Avaline is helping lead the way in the wine industry toward greater label transparency, giving consumers more knowledge and confidence in what they are putting into their bodies.

“Learning that not all wine is vegan really opened my eyes to the lack of transparency in the industry. The wine industry has somehow managed to avoid having to be transparent or reveal what’s in the bottle,” Diaz says. “Many people may not care whether animal by-products are used in the production of wine, but we believe the consumer should be aware of this step so they can make this decision for themselves.”

Although winemakers are required by law to disclose very little information on labels, Avaline includes a full list of ingredients on every bottle. The brand works with like-minded producers who prioritize sustainability and rely on nature to grow healthy fruits and produce delicious wine without unnecessary additives.

“I completely changed what I drank when I learned that concentrates and colors were used in traditional winemaking, favoring wines made from organic grapes or more natural wines instead of the brands I bought at the grocery store,” Power says. “What was even more shocking was that most vineyards in the U.S. use harsh chemical pesticides.”

As a women-founded and owned brand, Avaline is committed to supporting other women in wine to create more equity in the industry. They have done this through a variety of events and programs, including an integrated partnership with Lift Collective, an organization that advocates for positive change in the wine industry by promoting diversity, equity and inclusion.

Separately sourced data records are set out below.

#ifndef ZGPU_WTRIG
#define ZGPU_WTRIG 48
#endif
#ifndef ZGPU_WBLK
#define ZGPU_WBLK 64
#endif
#ifndef ZGPU_WNEU_SHIFT
#define ZGPU_WNEU_SHIFT 0
#endif
#ifndef ZGPU_WFOLD_AT
#define ZGPU_WFOLD_AT 64
#endif
constexpr uint32_t kWFoldAt = ZGPU_WFOLD_AT;
constexpr uint32_t kWThreads = 512, kWWaves = kWThreads / 64, kWBlk = ZGPU_WBLK, kWTrig = ZGPU_WTRIG, kWNeuShift = ZGPU_WNEU_SHIFT;
constexpr uint32_t kWNeuBytes = (kChunkMax >> kWNeuShift) / 8;
constexpr uint32_t kWOffLcnt = kM3DataLds + 16 + kWNeuBytes + kWWaves * kM3WaveLds;
constexpr uint32_t kWLds = kWOffLcnt + kP2Wins * 4;
static_assert(2 * kWLds <= 160 * 1024, "two walker workgroups per CU");
enum : uint32_t { W_NEED = 0, W_LIMBO = 1, W_READY = 2, W_SEARCH = 3, W_DONE = 4 };
#ifdef ZGPU_WALK_STATS
__device__ unsigned long long walk_stats[8];
extern "C" __attribute__((visibility("default"))) void zgpu_debug_walk_stats(unsigned long long *out, int reset)
{
    unsigned long long z[8] = {};
    hipMemcpyFromSymbol(out, HIP_SYMBOL(walk_stats), sizeof z);
    if (reset) hipMemcpyToSymbol(HIP_SYMBOL(walk_stats), z, sizeof z);
}
#define W_STAT(i, v) do { const unsigned long long v_ = (unsigned long long)(v); if (lane == 0) atomicAdd(&walk_stats[i], v_); } while (0)
__device__ unsigned long long walk_log_stats[2];
extern "C" __attribute__((visibility("default"))) void zgpu_debug_walk_log_stats(unsigned long long *out, int reset)
{
    unsigned long long z[2] = {};
    hipMemcpyFromSymbol(out, HIP_SYMBOL(walk_log_stats), sizeof z);
    if (reset) hipMemcpyToSymbol(HIP_SYMBOL(walk_log_stats), z, sizeof z);
}
#else
#define W_STAT(i, v) do { } while (0)
#endif
#ifdef ZGPU_WALK_TIME
__device__ unsigned long long walk_time[8];
extern "C" __attribute__((visibility("default"))) void zgpu_debug_walk_time(unsigned long long *out, int reset)
{
    unsigned long long z[8] = {};
    hipMemcpyFromSymbol(out, HIP_SYMBOL(walk_time), sizeof z);
    if (reset) hipMemcpyToSymbol(HIP_SYMBOL(walk_time), z, sizeof z);
}
#define W_T0() unsigned long long wt_prev = __builtin_readcyclecounter(), wt_fold = 0, wt_lds = 0, wt_take = 0, wt_acc[8] = {0, 0, 0, 0, 0, 0, 0, 0}
#define W_T(i) do { const unsigned long long t_ = __builtin_readcyclecounter(); wt_acc[i] += t_ - wt_prev - ((i) == 1 ? wt_fold + wt_lds + wt_take : 0); \
                    if ((i) == 1) { wt_acc[2] += wt_fold; wt_acc[3] += wt_lds; wt_acc[7] += wt_take; } wt_fold = wt_lds = wt_take = 0; wt_prev = t_; } while (0)
#define W_TF(stmt) do { const unsigned long long f0_ = __builtin_readcyclecounter(); stmt; wt_fold += __builtin_readcyclecounter() - f0_; } while (0)
#define W_TL(stmt) do { const unsigned long long f0_ = __builtin_readcyclecounter(); stmt; wt_lds += __builtin_readcyclecounter() - f0_; } while (0)
#define W_TK(stmt) do { const unsigned long long f0_ = __builtin_readcyclecounter(); asm volatile("s_waitcnt vmcnt(0)" ::: "memory"); stmt; wt_take += __builtin_readcyclecounter() - f0_; } while (0)
#define W_TEND() do { if (lane == 0) for (int i_ = 0; i_ < 8; i_++) atomicAdd(&walk_time[i_], wt_acc[i_]); } while (0)
#else
#define W_T0() do { } while (0)
#define W_T(i) do { } while (0)
#define W_TF(stmt) stmt
#define W_TL(stmt) stmt
#define W_TK(stmt) stmt
#define W_TEND() do { } while (0)
#endif
__device__ inline uint32_t add_w1(uint32_t b, uint32_t w) { uint32_t r; asm("v_add_u32_sdwa %0, %1, %2 dst_sel:DWORD dst_unused:UNUSED_PAD src0_sel:DWORD src1_sel:WORD_1" : "=v"(r) : "v"(b), "v"(w)); return r; }
__device__ inline uint32_t add_w0(uint32_t b, uint32_t w) { uint32_t r; asm("v_add_u32_sdwa %0, %1, %2 dst_sel:DWORD dst_unused:UNUSED_PAD src0_sel:DWORD src1_sel:WORD_0" : "=v"(r) : "v"(b), "v"(w)); return r; }
__device__ inline uint32_t or_w1(uint32_t b, uint32_t w) { uint32_t r; asm("v_or_b32_sdwa %0, %1, %2 dst_sel:DWORD dst_unused:UNUSED_PAD src0_sel:DWORD src1_sel:WORD_1" : "=v"(r) : "v"(b), "v"(w)); return r; }
__device__ inline uint32_t and_or(uint32_t w, uint32_t m, uint32_t b) { uint32_t r; asm("v_and_or_b32 %0, %1, %2, %3" : "=v"(r) : "v"(w), "s"(m), "v"(b)); return r; }
__device__ inline uint32_t sel_mask(unsigned long long m, uint32_t if_set, uint32_t if_clear) { uint32_t r; asm("v_cndmask_b32_e64 %0, %1, %2, %3" : "=v"(r) : "v"(if_clear), "v"(if_set), "s"(m)); return r; }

Avaline has also partnered with other vineyards that champion sustainable practices, most notably carbon-neutral French company EthicDrinks, which is seeking B Corporation certification. Organic means that no harmful chemical pesticides are used in the production of the wine, making it better for the people who grow the grapes, the environment and consumers. (The brand notes that wines made from organic grapes contain only one-third the sulfites found in conventional wines.)


Now that Avaline is firmly established, it plans to add several varietal wines to its portfolio, including its newest wines, Pinot Noir and Sauvignon Blanc.

“I’m in love with our Sauv Blanc because it’s really fresh and floral,” Diaz says. “Some wines on the market have a sharp or slightly green character, so we wanted to make our wine delicate, balanced, easy to drink and a really pure expression of the grape.”

Going forward, the brand plans to continually expand its portfolio with new core offerings as well as limited-availability releases.